The PECL may have other uses in international contracts, even where the contract in question is governed by one or the other party’s national law. They may serve to increase our understanding of each other’s legal systems and as a translation tool. Let me explain what I mean.
The work of the Lando group has shown that, if a functional approach is taken, in the sense that we look not at the language or concepts used but at the actual outcomes in concrete cases, in the field of general contract law there are actually very few major differences of substance between the legal systems in the European Union — in other words, under most systems, the results of the majority of concrete cases will be broadly the same. The problem is that the concepts and language used by the various laws of contract across Europe are very different from each other. However, the Commission found it possible to set out basic principles, which, by and large, seem not only to be acceptable to lawyers in all member states but also to be readily understandable by them. The ‘Comments’ that accompany the articles, and more particularly the comparative ‘Notes’, mean that these principles can be used as a kind of tool for translation from one system to another, or a search engine to enable one to find out whether a rule in one system has an equivalent in another. As one of my Dutch colleagues put it, we envisage a day when the principles will make it possible for a lawyer sitting at her computer terminal to find out what the relevant answer is to a point on contract law in every legal system in the European Union. She will be able to identify how the principles deal with the particular point in which she is interested and then, through the Notes to the relevant article, to find the equivalent rule in each system listed.
Finally, common principles can also provide shared terminology and concepts for European Community legislation. At present, it is often very difficult to interpret directives. To take a simple and well-known example, if a directive calls for a consumer to be able to recover ‘damages’, what does that mean? In the Simone Leitner case*24, the European Court of Justice had to decide whether the damages to which a consumer was entitled under the provisions of the Package Travel Directive must include compensation for non?pecuniary loss suffered when the holiday was not as promised. This type of damages is recognised by many national laws but was not recognised under Austrian law.
I suspect that further sectoral harmonisation measures will be adopted by the European Union in years to come. There remain quite a few areas in which differences between national laws are still thought to create some hindrance to trade within the internal market. By no means all of them relate to consumer contracts. So to provide a shared legal language for the drafting of EU legislation is important.
These arguments can be used to justify work on general principles of contract law and even on specific contracts, since the parties are, more or less, free to adopt whatever rules they wish to govern their contract. But the parties cannot choose which law of tort should apply. Surely, it might be argued, there is no point in working on tort unless you are in favour of unification of the law of tort across Europe. I disagree, for a number of reasons.

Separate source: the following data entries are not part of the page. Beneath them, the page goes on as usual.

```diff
+SW_HD uint32_t sw_emit_parsed(const uint8_t* buf, uint32_t start, uint32_t end, uint32_t abs_base, int64_t now_ms,
+                              uint8_t src_rank, const SwParsed* p, SwEventRec* out, uint32_t max_out,
+                              SwStrRef* spans = nullptr) {
+  if (p->verdict == SW_DEC_ERROR) {
+    if (max_out) {
+      sw_fill_control(out, SW_EV_DECODE_ERROR, abs_base + start, abs_base + end, 0, 0, now_ms, src_rank);
+      if (spans) sw_clear_span(spans);
+    }
+    return 1;
+  }
+  const uint32_t cmd = p->cmd;
+  if (!max_out && (p->verdict == SW_DEC_OVERSIZE || cmd != SW_CMD_SEND_DEVICE_MEASUREMENTS)) return 0;
+  uint64_t lo = 0, hi = 0;
+  sw_fingerprint(buf + p->dev_off, p->dev_len, &lo, &hi);
+  if (p->verdict == SW_DEC_OVERSIZE) {
     sw_fill_control(out, SW_EV_OVERSIZE, abs_base + start, abs_base + end, lo, hi, now_ms, src_rank);
     if (spans) sw_clear_span(spans);
     return 1;
   }
-  uint8_t flags = (has_us ? SW_F_HAS_UPDATE_STATE : 0) | (us ? SW_F_UPDATE_STATE : 0) |
-                  (has_date ? SW_F_HAS_DATE : 0) | (has_elev ? SW_F_HAS_ELEVATION : 0);
-  int64_t edate = has_date ? (int64_t)date : now_ms;
+  const bool has_alt = p->has_alt, has_md = p->has_md;
+  const uint32_t a_off = p->a_off, a_len = p->a_len, n_mx = p->n_mx;
+  const uint8_t flags = p->flags;
+  const int64_t edate = p->has_date ? (int64_t)p->date : now_ms;
   SwStrRef sp;
   sp.alt_off = abs_base + a_off; sp.alt_len = (uint16_t)a_len;
-  sp.meta_off = has_md ? abs_base + md_lo : abs_base + start; sp.meta_len = has_md ? (uint16_t)(md_hi - md_lo) : 0;
+  sp.meta_off = has_md ? abs_base + p->md_lo : abs_base + start; sp.meta_len = has_md ? (uint16_t)(p->md_hi - p->md_lo) : 0;
   sp.k = 0; sp.has = (has_alt ? SW_SR_ALT : 0) | (has_md ? SW_SR_META : 0); sp.pad = 0;
 
-  if (!out && verdict) *verdict = SW_DEC_VALID;
-  if (!out) return cmd == SW_CMD_SEND_DEVICE_MEASUREMENTS ? n_mx : 1;
   const uint64_t alt = has_alt && (cmd != SW_CMD_SEND_DEVICE_MEASUREMENTS || n_mx == 1) ? sw_hash64(buf + a_off, a_len) : 0;
   if (cmd == SW_CMD_SEND_DEVICE_MEASUREMENTS) {
     if (n_mx > max_out) {
@@ -206,8 +223,9 @@
       return max_out ? 1 : 0;
     }
     const bool multi = n_mx > 1;
-    uint32_t k = 0;
-    pos = bstart;
+    const uint32_t bend = p->bend;
+    uint32_t k = 0, pos = p->bstart;
+    uint64_t v = 0;
     while (pos < bend && k < n_mx) {
       uint64_t key;
       if (!sw_read_varint(buf, &pos, bend, &key)) break;
@@ -252,22 +270,22 @@
     }
     return n_mx;
   }
-  if (!max_out) return 0;
-  if (spans) *spans = sp;
   if (cmd == SW_CMD_SEND_DEVICE_LOCATION) {
+    if (spans) *spans = sp;
     out->fp_lo = lo; out->fp_hi = hi; out->event_date = edate; out->name_hash = 0;
-    out->v0 = lat; out->v1 = lon; out->v2 = elev; out->alt_hash = alt;
+    out->v0 = p->lat; out->v1 = p->lon; out->v2 = p->elev; out->alt_hash = alt;
     out->aux_off = abs_base + start; out->aux2_off = 0; out->aux_len = 0; out->aux2_len = 0;
     out->etype = SW_EV_LOCATION; out->flags = flags; out->src_rank = src_rank; out->level = 0;
     return 1;
   }
   if (cmd == SW_CMD_SEND_DEVICE_ALERT) {
+    if (spans) *spans = sp;
     out->fp_lo = lo; out->fp_hi = hi; out->event_date = edate;
-    out->name_hash = t_len ? sw_hash64(buf + t_off, t_len) : 0;
+    out->name_hash = p->t_len ? sw_hash64(buf + p->t_off, p->t_len) : 0;
     out->v0 = 0; out->v1 = 0; out->v2 = 0; out->alt_hash = alt;
-    out->aux_off = abs_base + t_off; out->aux2_off = abs_base + m_off;
-    out->aux_len = (uint16_t)t_len;
-    out->aux2_len = (uint16_t)m_len;
+    out->aux_off = abs_base + p->t_off; out->aux2_off = abs_base + p->m_off;
+    out->aux_len = (uint16_t)p->t_len;
+    out->aux2_len = (uint16_t)p->m_len;
     out->etype = SW_EV_ALERT; out->flags = flags; out->src_rank = src_rank; out->level = 0;
     return 1;
   }
@@ -280,3 +298,26 @@
   sw_fill_control(out, et, abs_base + start, abs_base + end, lo, hi, now_ms, src_rank);
   return 1;
 }
+
+SW_HD uint32_t sw_decode_payload(const uint8_t* buf, uint32_t start, uint32_t end, uint32_t abs_base,
+                                 int64_t now_ms, uint8_t src_rank, SwEventRec* out, uint32_t max_out,
+                                 uint32_t* verdict = nullptr, SwStrRef* spans = nullptr) {
+  const uint32_t known = verdict ? *verdict : SW_DEC_UNKNOWN;
+  SwParsed p;
+  if (out && known == SW_DEC_ERROR) p.verdict = SW_DEC_ERROR;
+  else sw_parse_payload(buf, start, end, known, out && known == SW_DEC_VALID, &p);
+  if (!out) {
+    if (verdict) *verdict = p.verdict;
+    return sw_parsed_count(&p);
+  }
+  return sw_emit_parsed(buf, start, end, abs_base, now_ms, src_rank, &p, out, max_out, spans);
+}
+
+SW_HD uint32_t sw_decode_once(const uint8_t* buf, uint32_t start, uint32_t end, uint32_t abs_base, int64_t now_ms,
+                              uint8_t src_rank, SwEventRec* out, uint32_t* verdict, SwStrRef* spans = nullptr) {
+  SwParsed p;
+  *verdict = sw_parse_payload(buf, start, end, SW_DEC_UNKNOWN, false, &p);
+  const uint32_t n = sw_parsed_count(&p);
+  if (n == 1 && out) sw_emit_parsed(buf, start, end, abs_base, now_ms, src_rank, &p, out, 1, spans);
+  return n;
+}
diff --git a/sitewhere_amd/_native.py b/sitewhere_amd/_native.py
--- a/sitewhere_amd/_native.py
+++ b/sitewhere_amd/_native.py
@@ -278,6 +278,8 @@
         lib = ctypes.CDLL(str(path))
         P = c_void_p
         _proto(lib, "sw_phase_decode", c_int32, P, P)
+        if not override or hasattr(lib, "sw_decode_set_speculation"):
+            _proto(lib, "sw_decode_set_speculation", c_int32, P, c_int32, P)
         _proto(lib, "sw_phase_partition", c_int32, P, P)
         _proto(lib, "sw_phase_unpack", c_int32, P, P)
         _proto(lib, "sw_phase_process", c_int32, P, P, P)
diff --git a/sitewhere_amd/pipeline/gpu_engine.py b/sitewhere_amd/pipeline/gpu_engine.py
--- a/sitewhere_amd/pipeline/gpu_engine.py
+++ b/sitewhere_amd/pipeline/gpu_engine.py
@@ -621,6 +621,11 @@
                 return recs
             return recs, self.t["spans"][:n * STR_REF.itemsize].cpu().numpy().view(STR_REF).copy()
 
+    def set_decode_speculation(self, on: bool) -> None:
+        with self._lock:
+            _chk(self.lib.sw_decode_set_speculation(ctypes.byref(self.args), 1 if on else 0, self._stream()),
+                 "sw_decode_set_speculation")
+
     def step_framed(self, batch, now_ms: int, presence: bool | None = None) -> StepResult:
         if batch.lens is None:
             return EngineBase.step_framed(self, batch, now_ms, presence)
```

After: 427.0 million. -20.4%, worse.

First, I think that sooner or later the various legal systems are going to have to reclassify many of the obligations recognised under modern law. In some arenas, this is already beginning to happen. For example, some still refer to culpa in contrahendo as a kind of non-contractual liability, but it is one that is dealt with as part of the law of contract. Similarly, in this country it is slowly being recognised that liability for what we call negligent misstatement*25 has as many analogies with contract as it does with tort — and many cases that, because of our doctrine of privity of contract*26, we have had to deal with as cases in tort would in other countries be treated as cases of contract. I think that the parties should be free to choose which legal regime is to govern liability for some forms of culpa in contrahendo or negligent misstatement. The same is true for the law governing liability for defects in property when the property has been sold by the original contracting party to the claimant, and of many forms of liability in restitution.
Secondly, it is obvious that parties based in one country who are thinking of carrying out operations in another may become subject to tort liability in the country in which they are operating. The simplest example is a construction project, where causing injuries to third parties and interference with their property are very real risks. While actions in tort are normally brought in the jurisdiction where the tort has occurred, and thus will involve local lawyers, that will not necessarily be the case in all situations, and, in any event, the construction company will need to know what legal risk it is running when it prepares its bid and administers the contract. It will usually find it cheaper and more convenient to use lawyers in its own country to provide advice on the various matters involved, if they are able to do so. So the need for ‘translation tools’ applies equally to non-contractual liability.
Thirdly, any directive that deals with liability in contractual situations may have to deal also with issues of non-contractual liability. It is my guess that gradually the European Commission’s efforts to harmonise specific sectors will move further beyond consumer protection measures and will encompass business-to-business relations, and that this will lead to moves to harmonise some areas of non?contractual liability. Liability to subsequent owners for defects in immovable property is one possible example.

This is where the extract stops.